A huge contrast to BMW and Nissan who I had earlier test drive with.

The car...I'm not going to give a blow by blow techy account (I'm just not techy myself  )
The two things I picked up on from advice on here and boxa.net were the power delivery and the brakes - well I couldn't fault it in either department.

The brakes were superb; had me at 70mph on a quiet road, hands of the wheel  and told me to stand on the brake...it pulled up in straight line with no fuss at all, while I felt I would go through the windscreen!

The engine has "soul" (Dave's expression, and very apt) and sounds gorgeous and addictive  
22mph in the 6th gear and it pulls away so cleanly, 3rd gear on country roads is amazing...it would probably live in 3rd gear most of the time if I buy it 

My only other concern was rear wheel drive...the TT has always felt very secure on the roads and is something that gives me a lot of confidence.
The Boxster feels just as good, I was being encouraged to go for corners at speeds I wouldn't consider in my TT...the steering feels very different in the Boxster as well. I'm sure someone had said you can almost "think" it thro' corners, again very true.
But it doesn't have PSM? and I think I may need it for the winter, I'm just not clever enough to drive it in some of the weather in Scotland :?

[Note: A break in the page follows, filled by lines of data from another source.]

__global__ void __launch_bounds__(kWgThreads) conv3x3_bias_act_wino_kernel(const Conv3x3Args a) {
  __shared__ __attribute__((aligned(16))) float lds[2 * kWgStage];

  const int wg = (int)(blockIdx.x % kWgXcds) * a.chunk + (int)(blockIdx.x / kWgXcds);
  if (wg >= a.total) return;
  Conv3x3Level L = a.lv[0];
#pragma unroll
  for (int i = 1; i < kWgMaxLevels; ++i)
    if (i < a.levels && wg >= a.lv[i].first) L = a.lv[i];
  const int H = L.h, W = L.w;
  int rest = wg - L.first;
  const int bx = rest % L.bx;
  rest /= L.bx;
  const int by = rest % L.by;
  rest /= L.by;
  const int img = rest % a.n;
  const int cb = rest / a.n;

  const int tid = threadIdx.x;
  const int lane = tid & 63, wave = tid >> 6;
  const int wm = wave >> 1, wn = wave & 1;
  const int h = lane >> 5, j = lane & 31;

  const int T = tid >> 2, c2 = tid & 3;
  const int iy0 = (by * kWgSide + (T >> 3)) * 2 - 1;
  const int ix0 = (bx * kWgSide + (T & 7)) * 2 - 1;
  const char* xb = reinterpret_cast<const char*>(L.x + (int64_t)img * L.sn);
  uint32_t xoff[4][4];
  bool xok[4][4];
#pragma unroll
  for (int r = 0; r < 4; ++r)
#pragma unroll
    for (int c = 0; c < 4; ++c) {
      const int iy = iy0 + r, ix = ix0 + c;
      xok[r][c] = iy >= 0 && iy < H && ix >= 0 && ix < W;
      const int cy = min(max(iy, 0), H - 1), cx = min(max(ix, 0), W - 1);
      xoff[r][c] = (uint32_t)(cy * L.sy + cx * L.sx + c2 * 2) * 4u;
    }
  const int v_off = wg_slab_off(T, c2 >> 1) + (c2 & 1) * 2;
  const char* ub = reinterpret_cast<const char*>(L.u + (int64_t)cb * kWgCout * kWgBK);
  const uint32_t u_src = (uint32_t)((tid >> 7) * a.cout * kWgBK + (tid & 127) * 4) * 4u;
  const int64_t u_pos = (int64_t)2 * a.cout * kWgBK * 4;
  const int64_t u_chunk = (int64_t)16 * a.cout * kWgBK * 4;
  const int u_off = 16 * kWgSlab + (tid >> 7) * kWgSlab + (tid & 127) * 4;
  const int a_off = wg_slab_off(wm * 32 + j, h);
  const int b_off = 16 * kWgSlab + wg_slab_off(wn * 32 + j, h);

  wg_f32x2 x00, x01, x02, x03, x10, x11, x12, x13, x20, x21, x22, x23, x30, x31, x32, x33;
  float4 u0, u1, u2, u3, u4, u5, u6, u7;
#define FRH_WG_LX(r, c) x##r##c = *reinterpret_cast<const wg_f32x2*>(xs_ + xoff[r][c])
#define FRH_WG_LU(q) *reinterpret_cast<const float4*>(up_ + (q) * u_pos + u_src)
#define FRH_WG_LOAD(t)                                                                   \
  do {                                                                                   \
    const char* xs_ = xb + (t) * (kWgBK * 4);                                               \
    FRH_WG_LX(0, 0), FRH_WG_LX(0, 1), FRH_WG_LX(0, 2), FRH_WG_LX(0, 3);                  \
    FRH_WG_LX(1, 0), FRH_WG_LX(1, 1), FRH_WG_LX(1, 2), FRH_WG_LX(1, 3);                  \
    FRH_WG_LX(2, 0), FRH_WG_LX(2, 1), FRH_WG_LX(2, 2), FRH_WG_LX(2, 3);                  \
    FRH_WG_LX(3, 0), FRH_WG_LX(3, 1), FRH_WG_LX(3, 2), FRH_WG_LX(3, 3);                  \
    const char* up_ = ub + (t) * u_chunk;                                                \
    u0 = FRH_WG_LU(0), u1 = FRH_WG_LU(1), u2 = FRH_WG_LU(2), u3 = FRH_WG_LU(3);          \
    u4 = FRH_WG_LU(4), u5 = FRH_WG_LU(5), u6 = FRH_WG_LU(6), u7 = FRH_WG_LU(7);          \
  } while (0)

#define FRH_WG_Z(r, c) (xok[r][c] ? x##r##c : z2)
#define FRH_WG_VROW(vp, e0, e1, e2, e3)                                   \
  do {                                                                    \
    *reinterpret_cast<wg_f32x2*>(vp) = (e0) - (e2);                       \
    *reinterpret_cast<wg_f32x2*>((vp) + kWgSlab) = (e1) + (e2);           \
    *reinterpret_cast<wg_f32x2*>((vp) + 2 * kWgSlab) = (e2) - (e1);       \
    *reinterpret_cast<wg_f32x2*>((vp) + 3 * kWgSlab) = (e1) - (e3);       \
  } while (0)
#define FRH_WG_STORE(ST)                                                                             \
  do {                                                                                               \
    float* sp = lds + (ST) * kWgStage;                                                               \
    float* uq = sp + u_off;                                                                          \
    *reinterpret_cast<float4*>(uq) = u0, *reinterpret_cast<float4*>(uq + 2 * kWgSlab) = u1;          \
    *reinterpret_cast<float4*>(uq + 4 * kWgSlab) = u2, *reinterpret_cast<float4*>(uq + 6 * kWgSlab) = u3;   \
    *reinterpret_cast<float4*>(uq + 8 * kWgSlab) = u4, *reinterpret_cast<float4*>(uq + 10 * kWgSlab) = u5;  \
    *reinterpret_cast<float4*>(uq + 12 * kWgSlab) = u6, *reinterpret_cast<float4*>(uq + 14 * kWgSlab) = u7; \
    const wg_f32x2 z2 = {0.0f, 0.0f};                                                                \
    const wg_f32x2 d00 = FRH_WG_Z(0, 0), d01 = FRH_WG_Z(0, 1), d02 = FRH_WG_Z(0, 2), d03 = FRH_WG_Z(0, 3); \
    const wg_f32x2 d10 = FRH_WG_Z(1, 0), d11 = FRH_WG_Z(1, 1), d12 = FRH_WG_Z(1, 2), d13 = FRH_WG_Z(1, 3); \
    const wg_f32x2 d20 = FRH_WG_Z(2, 0), d21 = FRH_WG_Z(2, 1), d22 = FRH_WG_Z(2, 2), d23 = FRH_WG_Z(2, 3); \
    const wg_f32x2 d30 = FRH_WG_Z(3, 0), d31 = FRH_WG_Z(3, 1), d32 = FRH_WG_Z(3, 2), d33 = FRH_WG_Z(3, 3); \
    float* vp = sp + v_off;                                                                          \
    FRH_WG_VROW(vp, d00 - d20, d01 - d21, d02 - d22, d03 - d23);                                     \
    FRH_WG_VROW(vp + 4 * kWgSlab, d10 + d20, d11 + d21, d12 + d22, d13 + d23);                       \
    FRH_WG_VROW(vp + 8 * kWgSlab, d20 - d10, d21 - d11, d22 - d12, d23 - d13);                       \
    FRH_WG_VROW(vp + 12 * kWgSlab, d10 - d30, d11 - d31, d12 - d32, d13 - d33);                      \
  } while (0)

#define FRH_WG_MFMA(ST, p)                                                          \
  do {                                                                              \
    const float* sp = lds + (ST) * kWgStage + (p) * kWgSlab;                        \
    const float4 av = *reinterpret_cast<const float4*>(sp + a_off);                 \
    const float4 bv = *reinterpret_cast<const float4*>(sp + b_off);                 \
    acc[p] = __builtin_amdgcn_mfma_f32_32x32x2f32(av.x, bv.x, acc[p], 0, 0, 0);     \
    acc[p] = __builtin_amdgcn_mfma_f32_32x32x2f32(av.y, bv.y, acc[p], 0, 0, 0);     \
    acc[p] = __builtin_amdgcn_mfma_f32_32x32x2f32(av.z, bv.z, acc[p], 0, 0, 0);     \
    acc[p] = __builtin_amdgcn_mfma_f32_32x32x2f32(av.w, bv.w, acc[p], 0, 0, 0);     \
  } while (0)

#define FRH_WG_GROUPS(N, MEM, ID)                                                     \
  _Pragma("unroll") for (int p = 0; p < (N); ++p) {                                 \
    __builtin_amdgcn_sched_group_barrier(0x100, 2, ID);                             \
    _Pragma("unroll") for (int m = 0; m < 4; ++m) {                                 \
      __builtin_amdgcn_sched_group_barrier(0x008, 1, ID);                           \
      __builtin_amdgcn_sched_group_barrier(0x002, 2, ID);                           \
      __builtin_amdgcn_sched_group_barrier(MEM, 1, ID);                             \
    }                                                                               \
  }
#define FRH_WG_STEP(ST, STORE, LOAD, t)                                             \
  do {                                                                              \
    _Pragma("unroll") for (int p = 0; p < 16; ++p) FRH_WG_MFMA(ST, p);              \
    if (STORE) FRH_WG_STORE((ST) ^ 1);                                              \
    if (LOAD) FRH_WG_LOAD((t) + 2);                                                 \
    if (STORE) {                                                                    \
      __builtin_amdgcn_sched_group_barrier(0x100, 4, ST);                           \
      FRH_WG_GROUPS(4, 0x200, ST);                                                     \
      FRH_WG_GROUPS(6, 0x020, ST);                                                     \
      FRH_WG_GROUPS(6, 0x200, ST);                                                     \
    }                                                                               \
    if (STORE) {                                                                    \
      __syncthreads();                                                              \
      __builtin_amdgcn_sched_barrier(0);                                            \
    }                                                                               \
  } while (0)

  wg_f32x16 acc[16];
#pragma unroll
  for (int p = 0; p < 16; ++p)
#pragma unroll
    for (int r = 0; r < 16; ++r) acc[p][r] = 0.0f;

  const int steps = a.cin / kWgBK;
  FRH_WG_LOAD(0);
  FRH_WG_STORE(0);
  if (steps > 1) FRH_WG_LOAD(1);
  __syncthreads();
  int t = 0;
  for (; t + 3 < steps; t += 2) {
    FRH_WG_STEP(0, true, true, t);
    FRH_WG_STEP(1, true, true, t + 1);
  }
  if (t + 3 == steps) {
    FRH_WG_STEP(0, true, true, t);
    FRH_WG_STEP(1, true, false, t + 1);
    FRH_WG_STEP(0, false, false, t + 2);
  } else if (t + 2 == steps) {
    FRH_WG_STEP(0, true, false, t);
    FRH_WG_STEP(1, false, false, t + 1);
  } else {
    FRH_WG_STEP(0, false, false, t);
  }
#undef FRH_WG_LX
#undef FRH_WG_LU
#undef FRH_WG_LOAD
#undef FRH_WG_Z
#undef FRH_WG_VROW
#undef FRH_WG_STORE
#undef FRH_WG_MFMA
#undef FRH_WG_GROUPS
#undef FRH_WG_STEP

  const int co = cb * kWgCout + wn * 32 + j;
  const bool has_bias = L.bias != nullptr;
  const float bias = has_bias ? L.bias[co] : 0.0f;
  float* yb = L.y + (int64_t)img * H * W * a.cout + co;
#pragma unroll
  for (int r = 0; r < 16; ++r) {
    const int oy = (by * kWgSide + wm * 4 + (r >> 2)) * 2;
    const int ox = (bx * kWgSide + (r & 3) + 4 * h) * 2;
    float s0[4], s1[4];
#pragma unroll
    for (int b = 0; b < 4; ++b) {
      s0[b] = (acc[b][r] + acc[4 + b][r]) + acc[8 + b][r];
      s1[b] = (acc[4 + b][r] - acc[8 + b][r]) - acc[12 + b][r];
    }
    float o[2][2];
    o[0][0] = (s0[0] + s0[1]) + s0[2];
    o[0][1] = (s0[1] - s0[2]) - s0[3];
    o[1][0] = (s1[0] + s1[1]) + s1[2];
    o[1][1] = (s1[1] - s1[2]) - s1[3];
#pragma unroll
    for (int dy = 0; dy < 2; ++dy)
#pragma unroll
      for (int dx = 0; dx < 2; ++dx) {
        float v = o[dy][dx];
        if (has_bias) v = v + bias;
        if (a.relu) v = fmaxf(v, 0.0f);
        if (oy + dy < H && ox + dx < W) yb[((int64_t)(oy + dy) * W + (ox + dx)) * a.cout] = v;
      }
  }
}

struct Conv3x3LevelDesc {
  const float* x;
  const float* wt;
  const float* bias;
  float* y;
  int32_t h, w;
  int64_t sn, sy, sx;
};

I'm going to hold out for a "fashion" colour, I'm smitten by this Zanzibar Red. They had it all polished up for me yesterday and it was sunny in Aberdeen! It changes colour as you walk around it AND it contrast beautifully with deep blue leather...very vibrant and individual...very me  
For those who pointed out the "nose cone" appeared a different colour - the salesman freely admitted it had been painted (as are most Porsches of similar age) I've got more pics and it doesn't show as much in the pictures posted earlier. It would not be a problem for me.

The sports seats are fabulous, just wrap themselves around you. The interior is different from the TT's. Leather dash exudes quality and all the controls feel so solid...the TT is much more minimalist and neater and just as nice if not nicer.

I loved it, it wasn't the car I expected it to be. I thought it may be a bit of a handful...if it was, then it wouldn't be for me.
The Boxster S is a pussy cat - until you yank it's tail and then it snarls. Lovely 

My only problem is spending twice the value of my TT to end up with one car :? Especially when I love my TT so dearly...heart or head :?

Jackie x


----------



## shao_khan (May 7, 2002)

I went from a modded TTr (274bhp) to a Boxster S and then a Boxster 2.7, my S was dark green with not many options, and my 2.7 was Silver with pretty much everything they could fit.

Having to make the choice again I would still go for the Porsche over the Audi (even modified), the Audi was very fast, but it wasnt for me as good a car as the Porsche was, and I did love my TT.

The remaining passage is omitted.